When it comes to competition, there are a multitude of factors that all contribute to a competitor’s success. Usually, the engine is only a single factor in the equation. However, when it comes the LS vs. Coyote Supercharged Engine Shootout, the engine is the star of the show, and there are really three major factors which will come into play: Rules, Builders, and Strategy.
The rules, which we covered here, keep the playing field as level as possible for both of the platforms and builders.
The engine builder’s individual skills across the board will play a large part in the efficiency and ultimate longevity of the engines they produce.
The individual strategies of how to approach the established rules in order to maximize the strengths of their respective platforms will play a key part in the completion.
So, let’s get to know the builders, and the basic outline of their strategies.
Bryan Neelan – Late Model Engines
Late Model Engines specializes in Gen-III, -IV, and -V architecture small-block Chevrolet engines, and as such, were an obvious choice for Team LS. Led by owner Bryan Neelan, the shop has a list of accomplishments in the LS market longer than we have room to list here.
While LME focuses of the LS/LT platform, the venues in which their builds compete is quite diverse, ranging from eighth-mile drag racing to full-mile top-speed applications, along with drifting and road racing applications, as well as high-performance street cars. That diversity gives them the experience to know what works, where, and what doesn’t.
The core of LME’s strategy is big displacement. By using readily-available components which they have personally used in big-power applications, they are working the budget while aiming to take the peak and average power points.
Besides the range of applications, they also have extensive experience with different power adders. While the rules may confine the team to a centrifugal blower, that doesn’t mean the knowledge gleaned from other forms or power adding are lost on LME’s build.
“We’ll probably both be close in peak power, but if we have that big torque number too, that will really help us in the competition. We figured that if we build the largest engine we can, and we can win the overall power and torque number points, and the average power number, we’ll take the competition,” says Neelan. “If the horsepower-per-cubic inch was more heavily weighted in the competition, we would have looked at that more.”
Tim Eichorn – MPR Racing Engines
15 years ago, Tim Eichorn hung out his own shingle and opened up MPR Racing Engines. At the time, he was competing in the NMRA’s premier naturally-aspirated class, Hot Street, which featured max-effort small-block engines in what was considered to be like a mini-Pro Stock. Eichorn was also working as a tech inspector for the NMCA at the time.

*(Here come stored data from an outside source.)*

# cs2mosa/Heterogeneous-MOE-for-Diffusion-models

Hardware: AMD Instinct MI355X
Metric: denoise-steps/sec (fwd+bwd) on 4x32x32 latents (higher is better)
Workload: dtype bf16

## Files before the change

### heterogeneous-moe-for-diffusion-models_amd/csrc/bwd6.hip

```cpp
#include "common.h"
#include "conv_args.h"
#include "conv6_common.h"
#include "hdmoe.h"
#include "conv6_body.h"
#include "conv7_body.h"
#include "wgrad6_body.h"
#include "wgrad7_body.h"
#include "wgrad8_body.h"
#include "conv6s_body.h"

namespace {

template <int MT, int NT, int TWS, int OT>
__global__ __launch_bounds__(512) void bwd6_kernel(C6Args c, W6Args a3, W6Args a5, int G6, int ibs, int obs) {
  const int b = blockIdx.x;
  if (b < G6) { conv6_body<MT, NT>(c, b, G6); return; }
  int r = b - G6;
  const int bx = r % ibs; r /= ibs;
  const int by = r % obs;
  const int z = r / obs;
  if (z < a3.chunks) wgrad6_body<3, TWS, OT, false>(a3, bx, by, z);
  else wgrad6_body<5, TWS, OT, false>(a5, bx, by, z - a3.chunks);
}

template <int MT, int NT, int TWS, int OT>
void launch_bwd6(const C6Plan& cp, const W6DualPlan& wp, hipStream_t stream) {
  static unsigned long long attr = 0;
  if (hdmoe_first_on_device(attr)) { (void)hipFuncSetAttribute((const void*)bwd6_kernel<MT, NT, TWS, OT>, hipFuncAttributeMaxDynamicSharedMemorySize, 160 * 1024); }
  const size_t lds = cp.lds > wp.lds ? cp.lds : wp.lds;
  const unsigned grid = cp.G + (unsigned)(wp.ibs * wp.obs * (wp.c[0].chunks + wp.c[1].chunks));
  hipLaunchKernelGGL((bwd6_kernel<MT, NT, TWS, OT>), dim3(grid), dim3(512), lds, stream, cp.a, wp.c[0], wp.c[1], (int)cp.G, wp.ibs, wp.obs);
}

template <int CO, int KMASK, int TWS, int OT, int EPI = 0>
__global__ __launch_bounds__(512) void bwd7_kernel(C7Args c, W6Args a3, W6Args a5, int G7, int ibs, int obs) {
  const int b = blockIdx.x;
  if (b < G7) { conv7_body<CO, KMASK, TWS == 4, EPI>(c, b, G7); return; }
  int r = b - G7;
  if (TWS == 5 && OT == 0) {
    const int nbx3 = a3.Cin / (32 * a3.icw), nby3 = a3.Cout / (32 * a3.ocw), n3 = nbx3 * nby3 * a3.chunks;
    if (r < n3) {
      const int bx = r % nbx3; r /= nbx3;
      const int by = r % nby3, z = r / nby3, pairs = a3.icw * a3.ocw;
      if (pairs == 0) wgrad7_body<3>(a3, bx, by, z);
      else if (pairs == 4) wgrad8_body3<4, 8>(a3, bx, by, z);
      else if (pairs == 2) wgrad8_body3<2, 8>(a3, bx, by, z);
      else wgrad8_body3<2, 16>(a3, bx, by, z);
      return;
    }
    r -= n3;
    const int bx = r % ibs; r /= ibs;
    wgrad7_body<5>(a5, bx, r % obs, r / obs);
  } else if (OT > 0) {
    const int bx = r % ibs; r /= ibs;
    const int by = r % obs;
    const int z = r / obs;
    if (z < a3.chunks) wgrad6_body<3, TWS, OT == 0 ? 1 : OT, false>(a3, bx, by, z);
    else wgrad6_body<5, TWS, OT == 0 ? 1 : OT, false>(a5, bx, by, z - a3.chunks);
  }
}

template <int CO, int KMASK, int TWS, int OT, int EPI = 0>
void launch_bwd7(const C7Plan& cp, const W6DualPlan& wp, hipStream_t stream) {
  static unsigned long long attr = 0;
  if (hdmoe_first_on_device(attr)) { (void)hipFuncSetAttribute((const void*)bwd7_kernel<CO, KMASK, TWS, OT, EPI>, hipFuncAttributeMaxDynamicSharedMemorySize, 160 * 1024); }
  const size_t clds = cp.lds + (EPI ? C7Lds<TWS == 4>::film_extra(CO) : 0);
  const size_t lds = clds > wp.lds ? clds : wp.lds;
  const int obs = OT == 0 ? wp.c[0].Cout / 32 : wp.obs;
  unsigned nw = (unsigned)(wp.ibs * obs * (wp.c[0].chunks + wp.c[1].chunks));
  if (OT == 0) nw = (unsigned)((wp.c[0].Cin / (32 * wp.c[0].icw)) * (wp.c[0].Cout / (32 * wp.c[0].ocw)) * wp.c[0].chunks + wp.ibs * obs * wp.c[1].chunks);
  hipLaunchKernelGGL((bwd7_kernel<CO, KMASK, TWS, OT, EPI>), dim3(cp.G + nw), dim3(512), lds, stream, cp.a, wp.c[0], wp.c[1], (int)cp.G, wp.ibs, obs);
}

template <int NT, int TWS, int OT>
__global__ __launch_bounds__(512) void bwd6s_kernel(C6SArgs c, W6Args a3, int G6, int ibs, int obs) {
  const int b = blockIdx.x;
  if (b < G6) { conv6s_body<NT>(c, b, G6); return; }
  int r = b - G6;
  const int bx = r % ibs; r /= ibs;
  wgrad6_body<3, TWS, OT, true>(a3, bx, r % obs, r / obs);
}
template <int NT, int TWS, int OT>
void launch_bwd6s(const C6SPlan& cp, const W6DualPlan& wp, hipStream_t stream) {
  static unsigned long long attr = 0;
  if (hdmoe_first_on_device(attr)) { (void)hipFuncSetAttribute((const void*)bwd6s_kernel<NT, TWS, OT>, hipFuncAttributeMaxDynamicSharedMemorySize, 160 * 1024); }
  const size_t lds = cp.lds > wp.lds ? cp.lds : wp.lds;
  const unsigned grid = cp.G + (unsigned)(wp.ibs * wp.obs * wp.c[0].chunks);
  hipLaunchKernelGGL((bwd6s_kernel<NT, TWS, OT>), dim3(grid), dim3(512), lds, stream, cp.sa, wp.c[0], (int)cp.G, wp.ibs, wp.obs);
}

}

extern "C" {

int hdmoe_conv_bwd6s(const void* x, const void* dy, const void* wd, void* dx, float* const* G, const int* seg, int ngroups, long wd_stride,
                     long wd_plane, int N, int H, int W, int Cin, int Cout, const int* kh, const int* kw, const int* pt, const int* pl,
                     float alpha, void* ws, long ws_bytes, const float* in_scale, const float* in_shift, int in_relu, int hi_only, hipStream_t stream) {
  if (!dx || !wd || ngroups < 1 || ngroups > HDMOE_MAX_GROUPS || Cout % 16) return 1;
  W6DualPlan wp;
  if (wgrad6_plan_split(x, dy, G, seg, ngroups, N, H, W, Cin, Cout, kh, kw, pt, pl, ws, ws_bytes, wp)) return 1;
  if ((in_scale == nullptr) != (in_shift == nullptr) || (in_scale && (ngroups != 1 || seg))) return HDMOE_EINVAL;
  wp.c[0].in_scale = in_scale; wp.c[0].in_shift = in_shift; wp.c[0].in_relu = in_relu;
  wp.c[0].hi_only = hi_only ? 1 : 0;
  const ConvArgs c = conv_dgrad_args(dy, wd, dx, seg, ngroups, wd_stride, N, H, W, Cin, Cout, kh, kw, pt, pl, alpha);
  C6SPlan cp;
  if (conv6s_plan(c, wd_plane, nullptr, cp)) return 1;
  cp.sa.nprod = hi_only ? 1 : 3;
  hdmoe_count_selection(HDMOE_SEL_BWD6S);
  conv_pick<2, 1>(cp.NT, [&](auto Nt) { conv_pick<5, 4>(wp.TWS, [&](auto Tws) { conv_pick<2, 1>(wp.OT, [&](auto Ot) {
    launch_bwd6s<decltype(Nt)::value, decltype(Tws)::value, decltype(Ot)::value>(cp, wp, stream);
  }); }); });
  return hdmoe_launch_status();
}

int hdmoe_conv_bwd6(const void* x, const void* dy, const void* wd, void* dx, float* const* G, const int* seg, int ngroups, long wd_stride,
                    int N, int H, int W, int Cin, int Cout, const int* kh, const int* kw, const int* pt, const int* pl, float alpha,
                    void* ws, long ws_bytes, int dtype, hipStream_t stream) {
  if (dtype != HDMOE_BF16 || !dx || !wd || ngroups < 1 || ngroups > HDMOE_MAX_GROUPS || Cout % 16) return 1;
  W6DualPlan wp;
  if (wgrad6_plan_dual(x, dy, G, seg, ngroups, N, H, W, Cin, Cout, kh, kw, pt, pl, ws, ws_bytes, dtype, wp)) return 1;
  const ConvArgs c = conv_dgrad_args(dy, wd, dx, seg, ngroups, wd_stride, N, H, W, Cin, Cout, kh, kw, pt, pl, alpha);
  {
    C7Plan cp7;
    if (!conv7_plan(c, dtype, cp7) && cp7.kmask == 3 && (cp7.w16 != 0) == (wp.TWS == 4)) {
      if (wp.TWS == 5) {
        hdmoe_count_selection(HDMOE_SEL_BWD7_32);
        if (wp.c[0].chunks) {
          hdmoe_count_selection(HDMOE_SEL_BWD7_32_WGRAD8);
          hdmoe_count_selection(wp.c[0].icw == 2 ? (wp.c[0].ocw == 2 ? HDMOE_SEL_WGRAD8_C22 : HDMOE_SEL_WGRAD8_C21)
                                                 : (wp.c[0].ocw == 2 ? HDMOE_SEL_WGRAD8_C12 : HDMOE_SEL_WGRAD8_C11));
        }
        if (wp.c[1].chunks) hdmoe_count_selection(HDMOE_SEL_BWD7_32_WGRAD7);
      } else {
        hdmoe_count_selection(wp.OT == 2 ? HDMOE_SEL_BWD7_16_OT2 : HDMOE_SEL_BWD7_16_OT1);
      }
      conv_pick<2, 1>(cp7.CO, [&](auto Co) {
        if (wp.TWS == 5) launch_bwd7<decltype(Co)::value, 3, 5, 0>(cp7, wp, stream);
        else conv_pick<2, 1>(wp.OT, [&](auto Ot) { launch_bwd7<decltype(Co)::value, 3, 4, decltype(Ot)::value>(cp7, wp, stream); });
      });
      return hdmoe_launch_status();
    }
  }
  C6Plan cp;
  if (conv6_plan(c, dtype, cp)) return 1;
  hdmoe_count_selection(HDMOE_SEL_BWD6);
  conv_pick<2, 1>(cp.MT, [&](auto M) { conv_pick<2, 1>(cp.NT, [&](auto Nt) { conv_pick<5, 4>(wp.TWS, [&](auto Tws) { conv_pick<2, 1>(wp.OT, [&](auto Ot) {
    launch_bwd6<decltype(M)::value, decltype(Nt)::value, decltype(Tws)::value, decltype(Ot)::value>(cp, wp, stream);
  }); }); }); });
  return hdmoe_launch_status();
}

int hdmoe_conv_bwd6_film(const void* x, const void* dy, const void* wd, void* dx, float* const* G, const int* seg, int ngroups, long wd_stride,
                         int N, int H, int W, int Cin, int Cout, const int* kh, const int* kw, const int* pt, const int* pl, float alpha,
                         void* ws, long ws_bytes, const void* film_u, const float* film_e, const unsigned char* film_mask, float* film_de,
                         float film_p, int dtype, hipStream_t stream) {
  if (dtype != HDMOE_BF16 || !dx || !wd || ngroups < 1 || ngroups > HDMOE_MAX_GROUPS || Cout % 16) return 1;
  if (!film_u || !film_e || !film_de || ((uintptr_t)film_u & 15) || ((uintptr_t)film_e & 15)) return 1;
  if (film_p < 0.f || film_p >= 1.f || (film_p > 0.f) != (film_mask != nullptr)) return HDMOE_EINVAL;
  W6DualPlan wp;
  if (wgrad6_plan_dual(x, dy, G, seg, ngroups, N, H, W, Cin, Cout, kh, kw, pt, pl, ws, ws_bytes, dtype, wp)) return 1;
  const ConvArgs c = conv_dgrad_args(dy, wd, dx, seg, ngroups, wd_stride, N, H, W, Cin, Cout, kh, kw, pt, pl, alpha);
  C7Plan cp7;
  if (conv7_plan(c, dtype, cp7) || cp7.kmask != 3 || (cp7.w16 != 0) != (wp.TWS == 4)) return 1;
  const bool big = wp.TWS == 5, small = wp.TWS == 4 && cp7.CO == 2 && wp.OT == 2;
  if (!big && !small) return 1;
  cp7.a.film_u = film_u; cp7.a.film_e = film_e; cp7.a.film_mask = film_mask; cp7.a.film_de = film_de;
  cp7.a.film_inv = film_p > 0.f ? 1.f / (1.f - film_p) : 1.f;
  hdmoe_count_selection(HDMOE_SEL_FILM_DGRAD);
  if (big) {
    hdmoe_count_selection(HDMOE_SEL_BWD7_32);
    if (wp.c[0].chunks) {
      hdmoe_count_selection(HDMOE_SEL_BWD7_32_WGRAD8);
      hdmoe_count_selection(wp.c[0].icw == 2 ? (wp.c[0].ocw == 2 ? HDMOE_SEL_WGRAD8_C22 : HDMOE_SEL_WGRAD8_C21)
                                             : (wp.c[0].ocw == 2 ? HDMOE_SEL_WGRAD8_C12 : HDMOE_SEL_WGRAD8_C11));
    }
    if (wp.c[1].chunks) hdmoe_count_selection(HDMOE_SEL_BWD7_32_WGRAD7);
    if (cp7.CO == 2) launch_bwd7<2, 3, 5, 0, 1>(cp7, wp, stream); else launch_bwd7<1, 3, 5, 0, 1>(cp7, wp, stream);
  } else {
    hdmoe_count_selection(HDMOE_SEL_BWD7_16_OT2);
    launch_bwd7<2, 3, 4, 2, 1>(cp7, wp, stream);
  }
  return hdmoe_launch_status();
}

}
```

### heterogeneous-moe-for-diffusion-models_amd/csrc/conv7.hip

```cpp
#include "conv_args.h"
#include "hdmoe.h"
#include "conv7_body.h"

namespace {

template <int CO, int KMASK, bool W16>
__global__ __launch_bounds__(512) void conv7_kernel(C7Args a) { conv7_body<CO, KMASK, W16>(a, blockIdx.x, gridDim.x); }

}

constexpr int C7_MIN_IMAGES = 192;

int conv7_plan(const ConvArgs& c, int dtype, C7Plan& plan) {
  if (dtype != HDMOE_BF16 || c.stride != 1 || c.ones || c.Cphys != c.Cin || c.Ipad != c.Cin || c.Cin % 32 || c.Cin > 256 || c.Cstore != c.Cout) return 1;
  if (c.Cout % 32 || c.Cout > 256) return 1;
  const bool w16 = c.H == 16;
  if (!((c.H == 32 && c.W == 32) || (c.H == 16 && c.W == 16)) || c.Ho != c.H || c.Wo != c.W || c.N < C7_MIN_IMAGES) return 1;
  int kmask = 0;
  long maxtaps = 0;
  for (int g = 0; g < c.ngroups; ++g) {
    const int k = c.kh[g];
    if (c.kw[g] != k || (k != 3 && k != 5 && k != 7) || c.pt[g] != (k - 1) / 2 || c.pl[g] != (k - 1) / 2) return 1;
    kmask |= k == 3 ? 1 : (k == 5 ? 2 : 4);
    if ((long)k * k > maxtaps) maxtaps = (long)k * k;
  }
  const long xbytes = (long)c.N * c.H * c.W * c.Cin * 2;
  const long wbytes = ((long)(c.ngroups - 1) * c.wstride + maxtaps * c.Cout * c.Cin) * 2;
  if (!conv_align_extent_ok({c.x, c.w, c.y, c.res}, {xbytes, wbytes, (long)c.N * c.H * c.W * c.Cout})) return 1;
  C7Args& a = plan.a;
  a.x = c.x; a.w = c.w; a.y = c.y; a.res = c.res; a.seg = c.seg; a.wstride = c.wstride;
  a.N = c.N; a.Cin = c.Cin; a.Cout = c.Cout; a.ngroups = c.ngroups; a.alpha = c.alpha; a.beta = c.beta;
  a.xbytes = (int)xbytes; a.wbytes = (int)wbytes;
  a.dbg = 0;
  a.film_u = nullptr; a.film_e = nullptr; a.film_mask = nullptr; a.film_de = nullptr; a.film_inv = 1.f;
  a.stamps = (unsigned long long*)hdmoe_debug_stamp_buffer();
  for (int g = 0; g < HDMOE_MAX_GROUPS; ++g) a.ks[g] = c.kh[g];
  conv_sort_groups_desc(a.ks, a.order, c.ngroups);
  const long gcap = 256;
  const long units = w16 ? (c.N + 1) / 2 + c.ngroups : c.N;
  plan.G = (unsigned)(units < gcap ? units : gcap);
  plan.CO = c.Cout % 64 == 0 ? 2 : 1;
  plan.w16 = w16 ? 1 : 0;
  plan.lds = w16 ? C7Lds<true>::BYTES : C7Lds<false>::BYTES;
  plan.kmask = (kmask & 4) ? 7 : 3;
  return 0;
}

template <int CO, int KMASK, bool W16>
static void conv7_launch_t(const C7Plan& p, hipStream_t stream) {
  static unsigned long long attr = 0;
  if (hdmoe_first_on_device(attr)) { (void)hipFuncSetAttribute((const void*)conv7_kernel<CO, KMASK, W16>, hipFuncAttributeMaxDynamicSharedMemorySize, C7Lds<W16>::BYTES); }
  hipLaunchKernelGGL((conv7_kernel<CO, KMASK, W16>), dim3(p.G), dim3(512), C7Lds<W16>::BYTES, stream, p.a);
}

void conv7_launch(const C7Plan& p, hipStream_t stream) {
  conv_pick<2, 1>(p.CO, [&](auto Co) { conv_pick<7, 3>(p.kmask, [&](auto Km) { conv_pick<1, 0>(p.w16 != 0, [&](auto W16) {
    conv7_launch_t<decltype(Co)::value, decltype(Km)::value, decltype(W16)::value != 0>(p, stream);
  }); }); });
}

int conv7_try_launch(const ConvArgs& c, int dtype, hipStream_t stream) {
  C7Plan plan;
  if (conv7_plan(c, dtype, plan)) return 1;
  hdmoe_count_selection(plan.w16 ? HDMOE_SEL_CONV7_16 : HDMOE_SEL_CONV7_32);
  conv7_launch(plan, stream);
  return hdmoe_launch_status();
}
```

### heterogeneous-moe-for-diffusion-models_amd/csrc/conv7_body.h

```cpp
#pragma once
#include <type_traits>
#include <utility>
#include "common.h"
#include "conv6_common.h"

namespace {

struct C7Args {
  const void* x; const void* w; void* y; const void* res; const int* seg;
  long wstride;
  int N, Cin, Cout, ngroups;
  int ks[HDMOE_MAX_GROUPS], order[HDMOE_MAX_GROUPS];
  float alpha, beta;
  int xbytes, wbytes;
  int dbg;
  unsigned long long* stamps;
  const void* film_u;
  const float* film_e;
  const unsigned char* film_mask;
  float* film_de;
  float film_inv;
};
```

Staying true to his roots, a large chunk of MPR Racing Engine’s clientele are drag racers. MPR’s customer list reads as a veritable who’s who of small-tire drag racing. Unlike LME, while MPR is known for their obvious Blue Oval leanings, MPR isn’t focused solely on the Coyote engine, with record-setting and championship-winning Windsors, Modulars, and even EcoBoosts with the MPR name on them.
MPR’s strategy is to push the small-cube combination to the mechanical limits of the engine. Darton sleeves are a key component in that strategy, even though the sleeves and the machine work to install them are taken out of the project’s budget.
With such a variety of experience, along with some killer Coyotes under his belt in the last few years, Eichorn was an easy choice when it came to building the second-generation Coyote engine for the shootout. While the Coyote from the first shootout wasn’t really much more than a truck engine with off-the-shelf cams, this engine is a stout contender built for boost.
As the Coyote engine is going to be at a displacement disadvantage, Eichorn’s strategy is simple – build it to be as strong as possible and then cram as much boost as possible down it’s proverbial throat. “We’re looking at 13:1 compression, and everything the supercharger can put out,” says Eichorn. When asked about how much boost he’s planning on running, he responded simply, “All of it. It only has to last 5 pulls.”
So what we have on our hands is a David vs. Goliath showdown of displacements. Will the ProCharger be a replacement for displacement? Can MPR spin the Coyote hard enough and cram enough boost down its gullet to overcome an almost-30-percent larger engine? Or will the almost 100 extra cubic-inches of displacement from the pushrod engine, coupled with the supercharger be too much for the dual overhead cam mill?